Did you read th sticky on top of this part of the forum about bitting hedgehogs? Read it and try what if says and always keep fleece between you and him, don't give him opportunity and the gloves are a bad idea.


----------



## GourmetMommy (May 9, 2014)

{{{{HUGS}}}} it is hard for sure. 

My Cashew was also a biter and unfortunately she was right up to the end. We got better at not letting it happen but she would get new people quite frequently even after I had warned them. 

Reggie does not seem to be a biter although last night she did nip at my hubby. He did keep her on his lap for a few minutes but when her put her back in her bin she went straight for the food so I think it was hunger. 

Don't give up on him and yes keep fleece between you and him. Get some pouches and blankets so that you can safely bond.


----------



## Bitey (Feb 6, 2017)

Yes I had read the sticky. And many other postings. Nobody seemed to have a hedgehog who bites this often and is so quick to bite.. I am worried he is going to really hurt me.
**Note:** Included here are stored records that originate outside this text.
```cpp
int tn_gemm_bf16_grouped(const void* const* A, const void* const* B, const long long* lda, const long long* ldb,
                         const int* K, void* const* C, const long long* ldc, const int* M, const int* N, int ngrp,
                         int a_kmaj, int b_kmaj, int accumulate, int c_f32, void* workspace, long long workspace_bytes,
                         void* stream) {
  if (ngrp < 1 || ngrp > MAXSEG) return TN_EINVAL;
  if (!(a_kmaj && b_kmaj)) return TN_EINVAL;
  Params p;
  clear_params(p);
  int total = 0, min_stages = 0x7fffffff;
  for (int g = 0; g < ngrp; ++g) {
    if (!grouped_product(A[g], B[g], lda[g], ldb[g], K[g], C[g], ldc[g], M[g], N[g], c_f32, total, p.seg[g], p.grp[g]))
      return TN_EINVAL;
    min_stages = min(min_stages, p.grp[g].stages);
    total += p.grp[g].nbm * p.grp[g].nbn;
  }
  for (int g = ngrp; g < MAXSEG; ++g) {
    p.seg[g] = p.seg[0];
    p.grp[g] = p.grp[0];
    p.grp[g].start = 0x7fffffff;
  }
  p.ngrp = ngrp;
  p.accumulate = accumulate;
  p.c_f32 = c_f32;
  hipStream_t st = (hipStream_t)stream;
  int r, S = grouped_split(total, min_stages, r);
  if (S > 1 && (workspace == nullptr || !aligned(15, workspace) ||
                workspace_bytes < slab_floats(S, r) * (long long)sizeof(float)))
    S = 1;
  const int main_tiles = S > 1 ? total - r : total;
  p.tile0 = 0;
  p.ntiles = main_tiles;
  if (c_f32)
    hipLaunchKernelGGL((gemm_kernel<true, true, false, false, true, EPI_GROUPED>), grid_for(main_tiles), dim3(NT), 0, st, p);
  else
    hipLaunchKernelGGL((gemm_kernel<true, true, false, false, false, EPI_GROUPED>), grid_for(main_tiles), dim3(NT), 0, st, p);
  if (S > 1) {
    float* ws = (float*)workspace;
    for (int g = 0; g < ngrp; ++g) {
      const int end = p.grp[g].start + p.grp[g].nbm * p.grp[g].nbn;
      const int lo = max(main_tiles, p.grp[g].start), hi = end;
      if (lo >= hi) continue;
      Params q;
      clear_params(q);
      q.seg[0] = p.seg[g];
      q.seg[1] = q.seg[2] = q.seg[0];
      q.M = p.grp[g].M;
      q.N = p.grp[g].N;
      q.C = p.grp[g].C;
      q.ldc = p.grp[g].ldc;
      q.accumulate = accumulate;
      q.nbm = p.grp[g].nbm;
      q.nbn = p.grp[g].nbn;
      q.stages = p.grp[g].stages;
      q.splitk = S;
      q.kchunk = (q.stages + S - 1) / S;
      q.ws = ws;
      q.tile0 = lo - p.grp[g].start;
      q.ntiles = hi - lo;
      q.c_f32 = c_f32;
      hipLaunchKernelGGL((gemm_kernel<true, true, false, true>), grid_for(q.ntiles * S), dim3(NT), 0, st, q);
      hipLaunchKernelGGL(splitk_reduce_kernel, dim3((unsigned)q.ntiles * 32u), dim3(256), 0, st, q.ws, q.splitk, q.M, q.N,
                         q.nbm, q.nbn, q.tile0, q.ntiles, q.C, q.ldc, (const bf16_t*)nullptr, q.accumulate, q.c_f32,
                         (const float*)nullptr, (bf16_t*)nullptr);
      ws += slab_floats(S, q.ntiles);
    }
  }
  TN_LAUNCH_CHECK();
  return TN_OK;
}
int tn_gemm_bf16_swiglu_fwd(const void* x, const void* wg, const void* wu, void* gate, void* up, void* act, int M, int I,
                            int K, long long ldx, long long ldw, long long ldc, void* stream) {
  if (M <= 0 || I <= 0 || (I % 8) || !row_operand_ok(x, ldx, K, K) || !row_operand_ok(wg, ldw, K, K) ||
      !row_operand_ok(wu, ldw, K, K) || !out_ok(gate, ldc, I, 8) || !aligned(15, up, act))
    return TN_EINVAL;
  Params p;
  clear_params(p);
  set_seg(p.seg[0], x, wg, ldx, ldw, K);
  set_seg(p.seg[1], x, wu, ldx, ldw, K);
  p.C = (bf16_t*)gate;
  p.C2 = (bf16_t*)up;
  p.C3 = (bf16_t*)act;
  return launch_fused<EPI_SWIGLU_FWD, false>(p, M, I, ldc, 128, stream);
}

// ... 69 lines not shown
```

touchnet_amd/csrc/gemm_host.h:

```cpp
#pragma once

#include "gemm_kernel.h"

using namespace tn::gemm;
using tn::bf16_t;

extern "C" int tn_gemm_get_persistent(void);

namespace {

int num_cus() {
  static const int ncu = [] {
    int dev = 0, n = 256;
    if (hipGetDevice(&dev) == hipSuccess) (void)hipDeviceGetAttribute(&n, hipDeviceAttributeMultiprocessorCount, dev);
    return n >= 8 ? n / 8 * 8 : 8;
  }();
  return ncu;
}

bool persistent_now() {
  const char* pe = getenv("TN_GEMM_PERSIST");
  return pe ? atoi(pe) != 0 : tn_gemm_get_persistent() != 0;
}

dim3 grid_for(int units) {
  const int ncu = num_cus();
  return dim3(persistent_now() && units > ncu ? ncu : units);
}

void clear_params(Params& p) {
  p = Params{};
  p.splitk = 1;
  p.nseg = 1;
}

void set_seg(Seg& s, const void* A, const void* B, long long lda, long long ldb, int K) {
  s.A = (const bf16_t*)A;
  s.B = (const bf16_t*)B;
  s.lda = lda;
  s.ldb = ldb;
  s.K = K;
  s.pad_ = 0;
}

template <typename... P>
bool aligned(uintptr_t mask, P... ps) {
  return ((... | (uintptr_t)ps) & mask) == 0;
}

constexpr long long DMA_SPAN = 0x7fffffffLL;

bool row_operand_ok(const void* X, long long ld, int K, long long min_ld) {
  return K > 0 && (K % 64) == 0 && aligned(15, X) && (ld % 8) == 0 && ld >= min_ld && 288 * ld * 2 < DMA_SPAN;
}
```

I didn't want to try and use rubbing alcohol out of fear I'd hurt his nose. I have a suspicion he has never been to the vet, so I found a local one. Even if he is treated for anything he has, I think he it is ingrained in him now. (Still going to take him anyways, just in case..) Before I read that posting I found some gloves I have. These gloves aren't fleece but they are fabric, thick enough so he can't hurt me, but also thin enough we can feel each other. While the gloves are a bad idea generally, this has already made a WORLD of difference. His quills are coming down, he is letting me pet him, no nibbles, hasn't tried to anoint on them.. I have a feeling they wore gloves around him, probably his whole life. I think if it comes down to wearing gloves to make sure he has a home I will do so. Hopefully it doesn't have to be that way, but I just don't know with him right now. My options pretty much is to tough it out, take him to the vet, and he still might be a biter, or to try and rehome him. I really wish they would have told me. I feel pretty deceived about it all. I'll continue to spoil him and try and get him to come around. I really don't want to rehome him. I feel like the second I brought him home that I got myself into it kinda thing, and the only reasons I'd rehome is if someone could treat him even better, or if it's an emergency and I can't have my pets. It's just frustrating. (((HUGS))) It's a learning curve for sure. Guess I'll be really experienced with tough hedgies.


----------



## Bitey (Feb 6, 2017)

Also out of curiosity, what is the difference between using a piece of fleece, and gloves made out of the same fleece? Wouldn't that basically be the same thing? The same thickness, same type? Or if not wouldn't mittens made of fleece be pretty much be the same?


----------



## Artemis-Ichiro (Jan 22, 2016)

I'm not sure but I think it's the idea they give them. Maybe if they are fleece it's better? Hopefully Lillysmommy or Nikki can answer that, they have more experience and knowledge. 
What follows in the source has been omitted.